Sermons

Summary: Who was Melchizedek? And how does he relate to Jesus?

I wonder if anyone can tell me what is the Old Testament passage most frequently quoted in the New Testament…

You might think it’s something like Leviticus 19:18, “You shall love your neighbour as yourself.” If you’re really into the writings of the minor prophets, you might come up with an obscure verse like Habakkuk 2:4, “The just shall live by faith.”

Depending on how you do your calculation, there are something in the range of three hundred quotations from the Old Testament that can be found in the New. But the quotation that tops them all is from Psalm 110, verses 1 and 4, which run like this:

The LORD says to my Lord:

‘Sit at my right hand,

until I make your enemies your footstool.’ …

The Lord has sworn

and will not change his mind,

‘You are a priest forever

after the order of Melchizedek.’

The first place we find these words is in each of the first three gospels. They come up in the course of one of those nitpicking encounters between Jesus and the religious authorities. We hear them, not on the lips of Jesus, but from his opponents. They use them to try to debunk what people are beginning to say about Jesus: that he is the promised Messiah. Clearly, they recognized these verses as a messianic prophecy.

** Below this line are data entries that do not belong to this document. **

# quantumjot/sequitr

Hardware: AMD Instinct MI355X
Metric: segmented Mpixels/sec on 512x512 tiles; IoU vs reference (higher is better)
Workload: dtype f32; 1 GPU; U-Net 2-class inference, launches of 32 512x512x1 tiles, fp32 (BASELINE.json configs[1]: filters 16-32-64-128-256, eltwise_mul bridge); logits + uint8 argmax mask; one 32-tile batch per GPU per step; tiles_this_rank=32

## Files before the change

### sequitr_amd/csrc/sq_common.h

```cpp
#pragma once
#include <hip/hip_runtime.h>
#include <stdint.h>
#include <stdio.h>
#include "../../include/sequitr_hip.h"

typedef float f32x4 __attribute__((ext_vector_type(4)));

#define SQ_NOT_MINE 1

void sq_set_error(const char *fmt, ...);

#define SQ_REQUIRE(cond, ...)            \
    do {                                 \
        if (!(cond)) {                   \
            sq_set_error(__VA_ARGS__);   \
            return SQ_EINVAL;            \
        }                                \
    } while (0)

int sq_plan_bf16_kc(int Cin);
int sq_plan_bf16_bn(int64_t ntiles, int Cout, bool pn, bool mos);
int sq_plan_mosaic_splitk(int Nimg, int h, int w, int Cin, int Cout, int R, int Cc, bool have_ws, int64_t workspace_bytes);
int sq_plan_f32_bn(int64_t ntiles, int Cout);
bool sq_plan_f32_stage32(int bn, int KS, int KC, int Cin, bool concat);
bool sq_plan_l0_takes(int mode, int cout, int act, int H, int W, bool concat, int head_c, bool pooled);
int sq_wgrad_f32_plan(int N, int H, int W, int Cin, int Cout, int K, int64_t *out);

#define SQ_ALIGNED16(p) ((((uintptr_t)(p)) & 15u) == 0)

#define SQ_REQUIRE_ALIGNED(p)                                     \
    do {                                                          \
        if (!SQ_ALIGNED16(p)) {                                   \
            sq_set_error("%s: pointer %s not 16-byte aligned", __func__, #p); \
            return SQ_EALIGN;                                     \
        }                                                         \
    } while (0)

static inline int sq_check_launch(const char *what) {
    hipError_t e = hipGetLastError();
    if (e != hipSuccess) {
        sq_set_error("%s: launch failed: %s", what, hipGetErrorString(e));
        return SQ_ELAUNCH;
    }
    return SQ_OK;
}

__device__ __forceinline__ float sq_act(float v, int act) {
    if (act == SQ_ACT_RELU) return v > 0.0f ? v : 0.0f;
    if (act == SQ_ACT_LEAKY) return v > 0.0f ? v : 0.2f * v;
    return v;
}

__device__ __forceinline__ unsigned sq_xcd_remap(unsigned bid, unsigned nblk) {
    const unsigned q = nblk >> 3, r = nblk & 7u, xcd = bid & 7u, k = bid >> 3;
    const unsigned base = xcd < r ? xcd * (q + 1) : r * (q + 1) + (xcd - r) * q;
    return base + k;
}
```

The next time we come across them is when they are quoted by Peter. They are to be found in the middle of his sermon on the day of Pentecost. He was addressing the large crowd who had gathered in the street when they heard Jesus’ followers praising God in what they recognized as their own languages. And after citing these same verses, Peter proclaimed, “Let all the house of Israel know for certain that God has made this Jesus whom you crucified both Lord and Messiah.” (Acts 2:34-36)

This in turn brings us to the Letter to the Hebrews, which we have been following now since the beginning of the year. So I will forgive you if you don’t remember way back in chapter 1, where this text is quoted once again. There, pointing to Jesus, the author asks the question, “To which of the angels has God ever said, ‘Sit at my right hand until I make your enemies a footstool for your feet’”? (Hebrews 1:13)

Finally we come to the verse immediately preceding the passage before us this morning: Hebrews 6:20. There the author writes of Jesus as “having become a high priest forever after the order of Melchizedek”.

When I was scratching my head early last week trying to come up with a title for this sermon, I thought of calling it “Who the heck was Melchizedek?” And perhaps that’s exactly the question you’re asking yourself right now! Well, the answer comes in the three verses which make up this morning’s passage from Hebrews.

The author takes us far back into the mists of history—in fact, to chapter 14 in the book of Genesis. Now here’s the scene: The rulers of Sodom and Gomorrah had been trounced in battle by the rulers of some of the neighbouring settlements. Among those whom they took as captives was Abraham’s nephew Lot. When Abraham found out about it, he pulled together his armed men and staged an overnight raid on the two rulers and their forces. The result was that Lot was made a free man once again and Abraham forged a treaty with the ruler of Sodom. And that is where Melchizedek enters the scene.

He appears to come to Abraham out of nowhere. He is the king of Salem (later to become Jerusalem) and the scene takes place in the nearby Valley of Shaveh. Melchizedek brings with him bread and wine and pronounces a blessing on Abraham. In response, Abraham returns to him a tenth of all his possessions. Then, as mysteriously as he appeared, Melchizedek disappears into the mists of time.

Now I have to say that this scene is one of a few in the Old Testament that never fail to bring shivers down my spine. It is up there with the three mysterious visitors who later came out of the blue to visit Abraham as he stood at the entry of his tent. And with the fourth man who stood amid the flames with Shadrach, Meshach and Abednego inside King Nebuchadnezzar’s fiery furnace. I ask myself: Could it be that what those men witnessed—and what Abraham witnessed that day in the Valley of Shaveh—was a foreshadowing of the eternal Word, Jesus, who was with God and who was God from the beginning? I’ll leave it to you to come to your own conclusion.

King of righteousness

But back to Melchizedek. Our passage this morning tells us three things about him. The first is a translation of his name. It is a combination of the two Hebrew words melek, which means “king”, and tsedeq, which means “righteousness”. Put them together and Melchizedek’s name means “king of righteousness”—and as such he points directly to Jesus.